The way to love someone
is to lightly run your finger over that person's soul
until you find a crack,
and then gently pour your love into that crack.
~Keith Miller

Friday, December 11, 2009

Landings

this is not a good landing

this is a good landing

There are a lot of jokes about landings in the aviation community.

I have flown with a man who told me about an impressive landing that he had the pleasure of accomplishing (and remembering). It was a carrier landing in a helicopter that even I could tell from his description would be thrilling to see much less fly. I asked him - how old were you when you did that? I was curious about what I was doing with in my life when he was doing that. Quick math told me I was just getting started raising my third child. I thought about who I was then and how far from there I had come. I thought about no matter how hard I worked at flying that I would never have a landing like that to share. I though about the trade offs we all make as we make our choices. I thought I should work at getting as good as I can at landing the equipment that I do get to fly. I thought about how fortunate I was to have him - with his wide range of flying experiences - teaching me what ever I was up to learning.

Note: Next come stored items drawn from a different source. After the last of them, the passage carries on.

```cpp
size_t sls_block_order_bytes(int H, int W)
{
    if (H <= 0 || W <= 0) return 0;
    const size_t T = (size_t)((W + kTileW - 1) / kTileW) * (size_t)((H + kTileH - 1) / kTileH);
    return sizeof(uint32_t) * (1 + T * (size_t)(kTilePix / 16));
}

size_t sls_mapping_workspace_bytes_cfg(int N, int H, int W, uint64_t R_capacity, const SlsMappingConfig *cfg)
{
    return (N < 0 || H <= 0 || W <= 0) ? 0 : carve(N, H, W, R_capacity, nullptr, !cfg || cfg->deterministic != 0).total;
}

int sls_mapping_step(const SlsCamera *cam, int N, float *xyz, float *scaling_raw, float *rotation_raw,
                     float *opacity_raw, float *grads, float *exp_avg, float *exp_avg_sq, int64_t adam_step,
                     const float *gt_depth, const uint8_t *valid, int n_valid, const float *col_cs,
                     const float *row_cs, const float *col_cs_half, const float *row_cs_half,
                     const SlsMappingConfig *cfg, uint64_t R_capacity, void *workspace, size_t workspace_bytes,
                     SlsMappingStatus *status_dev, float **allmap_out, void *stream)
{
    SLS_REQUIRE(cam && cfg && status_dev && workspace, "null pointer");
    SLS_REQUIRE(N > 0, "N must be positive");
    SLS_REQUIRE(xyz && scaling_raw && rotation_raw && opacity_raw && grads && gt_depth && valid && col_cs && row_cs &&
                    col_cs_half && row_cs_half,
                "null pointer");
    SLS_REQUIRE(!cfg->apply_adam || (exp_avg && exp_avg_sq && adam_step >= 1), "Adam state missing");
    SLS_REQUIRE(R_capacity > 0 && R_capacity < (1ull << 32), "bad instance capacity");
    SLS_REQUIRE(((uintptr_t)workspace & 255) == 0, "workspace must be 256-byte aligned");
    SLS_REQUIRE(cfg->phase >= 0 && cfg->phase <= 2, "phase: 0 whole iteration, 1 up to the tile backward, 2 the rest");
    PoseOut po;
    {
        float *pg = cfg->pose_grad;
        if (int prc = make_pose_out(1, N, &pg, cfg->pose_scratch, cfg->pose_scratch_bytes, &po)) return prc;
    }
    SLS_REQUIRE(!cfg->grad_bitmap || ((!cfg->apply_adam || cfg->union_bitmap) && !cfg->grad_chunk),
                "the gradient bitmap belongs to apply_adam = 0 with the flat bucket");
    SLS_REQUIRE(!cfg->union_bitmap || (cfg->phase == 2 && cfg->apply_adam && cfg->union_prefix && cfg->grad_compact && cfg->grad_compact_index &&
                                       !cfg->grad_chunk && !cfg->keep_grads && (N % 2) == 0 &&
                                       ((((uintptr_t)exp_avg | (uintptr_t)exp_avg_sq) & 15) == 0)),
                "union_bitmap: phase 2 with apply_adam = 1, the union's prefix and row buffer, even N, 16-byte aligned moments");
    SLS_REQUIRE(!cfg->grad_chunk ||
                    (!cfg->apply_adam && cfg->grad_ranks >= 1 && (cfg->grad_chunk % 4u) == 0 && (N % 2) == 0 &&
                     (uint64_t)cfg->grad_chunk * cfg->grad_ranks >= (uint64_t)10 * (uint64_t)N &&
                     (uint64_t)10 * (uint64_t)N < (1ull << 32)),
                "reduce-scatter gradient layout: apply_adam = 0, even N, chunk a multiple of 4 covering 10 N");
    const int H = cam->H, W = cam->W;
    const MapWs w = carve(N, H, W, R_capacity, workspace, cfg->deterministic != 0);
    if (workspace_bytes < w.total) {
        set_error("mapping workspace too small: %zu < %zu", workspace_bytes, w.total);
        return SLS_E_SCRATCH;
    }
    hipStream_t st = (hipStream_t)stream;
    const DevCam dc = make_devcam(*cam);
    const uint32_t cap = (uint32_t)R_capacity;
    if (allmap_out) *allmap_out = w.allmap;
    SLS_REQUIRE(cfg->deterministic >= 0 && cfg->deterministic <= 2, "deterministic: 0 off, 1 two launches, 2 one launch with predicted scales");
    SLS_REQUIRE(cfg->deterministic != 2 || cfg->det_prev, "deterministic = 2 needs the keyframe's det_prev buffer");
    const int T = dc.GX * dc.GY;
    const StepSwitches sw = step_switches(cfg, cfg->deterministic, cfg->det_prev != nullptr, cfg->block_order != nullptr, T);
    int rc = SLS_OK;
    if (cfg->phase != 2)
        rc = mapping_front(cam, N, xyz, scaling_raw, rotation_raw, opacity_raw, gt_depth, valid, n_valid, col_cs, row_cs,
                           col_cs_half, row_cs_half, cfg, sw, cap, w, status_dev, st);
    if (rc || cfg->phase == 1) return rc;
    AdamFuse fuse;
    memset(&fuse, 0, sizeof(fuse));
    fill_step_fuse(fuse, cfg, status_dev, w.reg_accum, N, exp_avg, exp_avg_sq, adam_step);
    if (fuse.enabled) fuse.skip_flag = &status_dev->overflow;
    fuse.clear_grec = 1;
    fuse.touched = w.touched;
    fuse.void_count = 1; fuse.void_stride = 0;
    if (sw.det) {
        fuse.det_max = w.det_max; fuse.det_acc = (const long long *)w.det_acc;
        fuse.det_prev = cfg->det_prev; fuse.det_gex = w.det_gex; fuse.det_onepass = sw.det_one ? 1 : 0;
    }
    if (sw.fuse_b) {
        fuse.loss_partials = (const float *)w.consumer_scratch;
        fuse.n_loss_partials = T * (kTilePix / 16);
        loss_weights(cfg, H, W, n_valid, fuse.loss_w);
        if (sw.order_bwd) { fuse.order_T = T; fuse.order_cost = w.block_cost; fuse.order_out = cfg->block_order; }
    }
    if (cfg->grad_bitmap && cfg->phase != 2) { fuse.grad_bitmap = cfg->grad_bitmap; fuse.grad_bitmap_words = (N + 63) / 64; }
    if (cfg->grad_chunk) {
        fuse.gchunk = cfg->grad_chunk; fuse.gbase = grads;
        fuse.void_flags = grads + cfg->grad_chunk; fuse.void_count = (int)cfg->grad_ranks; fuse.void_stride = (int)cfg->grad_chunk + 4;
    }
    if (cfg->union_bitmap) {
        fuse.union_bitmap = cfg->union_bitmap; fuse.union_prefix = cfg->union_prefix;
        fuse.compact = cfg->grad_compact; fuse.compact_idx = cfg->grad_compact_index; fuse.compact_cap = cfg->grad_compact_capacity;
    }
    PreBwdLaunch pb{};
    pb.N = N; pb.raw = 1; pb.smax = cfg->scaling_max; pb.pen = cfg->scaling_max_penalty;
    pb.means = xyz; pb.scales = scaling_raw; pb.rots = rotation_raw; pb.opac = opacity_raw; pb.radii = w.radii; pb.grec = w.grec;
    pb.dmeans = grads; pb.dopac = grads + (size_t)3 * N; pb.dscales = grads + (size_t)4 * N; pb.drots = grads + (size_t)6 * N;
    pb.fuse = &fuse; pb.pose = pose_arg(po);
    rc = launch_preprocess_bwd(dc, pb, st);
    if (rc || !cfg->apply_adam || fuse.enabled) return rc;
    return fallback_adam(cfg, N, xyz, scaling_raw, rotation_raw, opacity_raw, grads, exp_avg, exp_avg_sq, adam_step,
                         &status_dev->overflow, st);
}

size_t sls_mapping_workspace_bytes_batch(int G, int N, int H, int W, uint64_t R_capacity, const SlsMappingConfig *cfg)
{
    if (G < 1 || G > SLS_MAX_BATCH || N < 0 || H <= 0 || W <= 0) return 0;
    return carve_batch(G, N, H, W, R_capacity, nullptr, !cfg || cfg->deterministic != 0, nullptr);
}

int sls_mapping_step_batch(int G, const SlsKeyframeInputs *kfs, int N, float *xyz, float *scaling_raw, float *rotation_raw,
                           float *opacity_raw, float *grads, float *exp_avg, float *exp_avg_sq, int64_t adam_step,
                           const SlsMappingConfig *cfg, uint64_t R_capacity, void *workspace, size_t workspace_bytes,
                           SlsMappingStatus *status_dev, void *stream)
{
    SLS_REQUIRE(G >= 1 && G <= SLS_MAX_BATCH, "G: 1 to SLS_MAX_BATCH keyframes");
    SLS_REQUIRE(kfs && cfg && status_dev && workspace, "null pointer");
    SLS_REQUIRE(N > 0, "N must be positive");
    SLS_REQUIRE(xyz && scaling_raw && rotation_raw && opacity_raw && grads, "null pointer");
    SLS_REQUIRE(!cfg->apply_adam || (exp_avg && exp_avg_sq && adam_step >= 1), "Adam state missing");
    SLS_REQUIRE(R_capacity > 0 && R_capacity < (1ull << 32), "bad instance capacity");
    SLS_REQUIRE(((uintptr_t)workspace & 255) == 0, "workspace must be 256-byte aligned");
    SLS_REQUIRE(cfg->phase == 0 && !cfg->grad_chunk && !cfg->grad_bitmap && !cfg->union_bitmap,
                "a batch is one whole step on the flat bucket: phase 0, no grad_chunk, grad_bitmap or union_bitmap");
    SLS_REQUIRE(cfg->deterministic >= 0 && cfg->deterministic <= 2, "deterministic: 0 off, 1 two launches, 2 one launch with predicted scales");
    const int H = kfs[0].cam.H, W = kfs[0].cam.W;
    SLS_REQUIRE(H > 0 && W > 0, "bad image size");
    for (int g = 0; g < G; ++g) {
        const SlsKeyframeInputs &k = kfs[g];
        SLS_REQUIRE(k.cam.H == H && k.cam.W == W, "the keyframes of a batch share one image size");
        SLS_REQUIRE(k.gt_depth && k.valid && k.col_cs && k.row_cs && k.col_cs_half && k.row_cs_half && k.depth_order,
                    "null per-keyframe pointer");
        SLS_REQUIRE((k.block_order != nullptr) == (kfs[0].block_order != nullptr), "block_order on every keyframe or on none");
        SLS_REQUIRE(k.reuse_depth_order >= 0 && k.reuse_depth_order <= 4, "reuse_depth_order: 0 from scratch, 1..4 repair rounds");
        for (int h = 0; h < g; ++h) {
            SLS_REQUIRE(kfs[h].depth_order != k.depth_order, "two keyframes share one depth_order buffer");
            SLS_REQUIRE(!k.block_order || kfs[h].block_order != k.block_order, "two keyframes share one block_order buffer");
            SLS_REQUIRE(!k.det_prev || kfs[h].det_prev != k.det_prev, "two keyframes share one det_prev buffer");
        }
    }
    SLS_REQUIRE(!cfg->pose_grad, "a batch takes its pose gradients per keyframe: SlsKeyframeInputs.pose_grad");
    PoseOut po;
    {
        float *pg[SLS_MAX_BATCH];
        for (int g = 0; g < G; ++g) pg[g] = kfs[g].pose_grad;
        if (int prc = make_pose_out(G, N, pg, cfg->pose_scratch, cfg->pose_scratch_bytes, &po)) return prc;
    }
    const bool det = cfg->deterministic != 0;
    MapWs ws[SLS_MAX_BATCH];
    const size_t need = carve_batch(G, N, H, W, R_capacity, workspace, det, ws);
    if (workspace_bytes < need) {
        set_error("batch workspace too small: %zu < %zu", workspace_bytes, need);
        return SLS_E_SCRATCH;
    }
    hipStream_t st = (hipStream_t)stream;
    const uint32_t cap = (uint32_t)R_capacity;
    const DevCam dc0 = make_devcam(kfs[0].cam);
    const int T = dc0.GX * dc0.GY;
    const StepSwitches sw = step_switches(cfg, det ? 1 : 0, false, kfs[0].block_order != nullptr, T);
    BatchFuse bf;
    memset(&bf, 0, sizeof(bf));
    bf.G = G;
    for (int g = 0; g < G; ++g) {
        const SlsKeyframeInputs &k = kfs[g];
        const MapWs &w = ws[g];
        SlsMappingConfig kc = *cfg;
        kc.reuse_depth_order = k.reuse_depth_order; kc.depth_order = k.depth_order;
        kc.block_order = k.block_order; kc.det_prev = k.det_prev; kc.deterministic = det ? 1 : 0;
        if (g > 0) kc.scaling_max_penalty = 0.0f;
        int rc = mapping_front(&k.cam, N, xyz, scaling_raw, rotation_raw, opacity_raw, k.gt_depth, k.valid, k.n_valid,
                               k.col_cs, k.row_cs, k.col_cs_half, k.row_cs_half, &kc, sw, cap, w, status_dev + 1 + g, st);
        if (rc) return rc;
        BatchKeyframe &b = bf.kf[g];
        b.cam = make_devcam(k.cam);
        b.radii = w.radii; b.grec = (float4 *)w.grec; b.touched = w.touched;
        b.status = (uint32_t *)(status_dev + 1 + g);
        if (det) {
            b.det_max = w.det_max; b.det_acc = (long long *)w.det_acc;
            b.det_prev = k.det_prev;
        }
        if (sw.fuse_b) {
            b.loss_partials = (const float *)w.consumer_scratch;
            loss_weights(cfg, H, W, k.n_valid, b.loss_w);
            if (sw.order_bwd) { b.order_cost = w.block_cost; b.order_out = k.block_order; }
        }
    }
    if (sw.fuse_b) {
        bf.n_loss_partials = T * (kTilePix / 16);
        if (sw.order_bwd) bf.order_T = T;
    }
    AdamFuse &af = bf.af;
    fill_step_fuse(af, cfg, status_dev, ws[0].reg_accum, N, exp_avg, exp_avg_sq, adam_step);
    PreBwdLaunch pb{};
    pb.N = N; pb.raw = 1; pb.smax = cfg->scaling_max; pb.pen = cfg->scaling_max_penalty;
    pb.means = xyz; pb.scales = scaling_raw; pb.rots = rotation_raw; pb.opac = opacity_raw;
    pb.dmeans = grads; pb.dopac = grads + (size_t)3 * N; pb.dscales = grads + (size_t)4 * N; pb.drots = grads + (size_t)6 * N;
    pb.pose = pose_arg(po);
    int rc = launch_preprocess_bwd_batch(pb, bf, st);
    if (rc || !cfg->apply_adam || af.enabled) return rc;
    return fallback_adam(cfg, N, xyz, scaling_raw, rotation_raw, opacity_raw, grads, exp_avg, exp_avg_sq, adam_step,
                         &status_dev->overflow, st);
}

}
```

### splat_loam_amd/csrc/sls_preprocess.hip

```cpp
#include <cstring>
#include "sls_common.hpp"
#include "sls_consumer_dev.hpp"
#include "sls_resort.hpp"
#include "sls_launch.hpp"

namespace sls {
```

I noticed in my critique of yesterday's training flight that I had done a lot of the prep work for take offs and not so much for landing. I have recently (this year kinda recent) flown with some one who was pretty conscientious about good strong intentional landings. One of the nicest things he ever said to me was, "I like your landings because you fly the airplane all the way down to the ground." After a good nights sleep and some thinking about what I would especially like to do better in the airplane today I think I have noticed something that may be important to me. This: THe main stuff that I am not executing as well as I expect to is the exact same stuff that I didn't learn to do well those first few hours at the beginning of the Pvt. training. I didn't trim for - nothing - and you know that made everything harder and crappier at the same time - working harder for suckier results - hmmm. And just trying to fly by the airspeed indicator on the approach w/o really thinking about the wind much - not thinking about the wind much is always a potentially - well let's just call it flirting with the devil. Yeah - winds something like 350v020@12 kts (near the surface - slightly more at TPA). I wasn't flying the final leg as I would have had I been flying not learning. The 65kt approach would have been - not. Full flaps - not. I think I was concentrating on touching and holding the peremeters that the training flight required and struggling against my inclination to greese the landings. The Instructor said your student will need to see pretty much the same picture each time you land so that they can build a foundation from what is a normal landing. After thinking about this I can see what he was trying to get me to hear. Okay - that's why we don't send private flights up when the winds are kinda wicked ... yeah - I can land the plane but that may actually interupt their smooth aquisition of landing skills. I definitely don't want a new student out there making stuff up while they land. I am going to approach this from a new perspective today.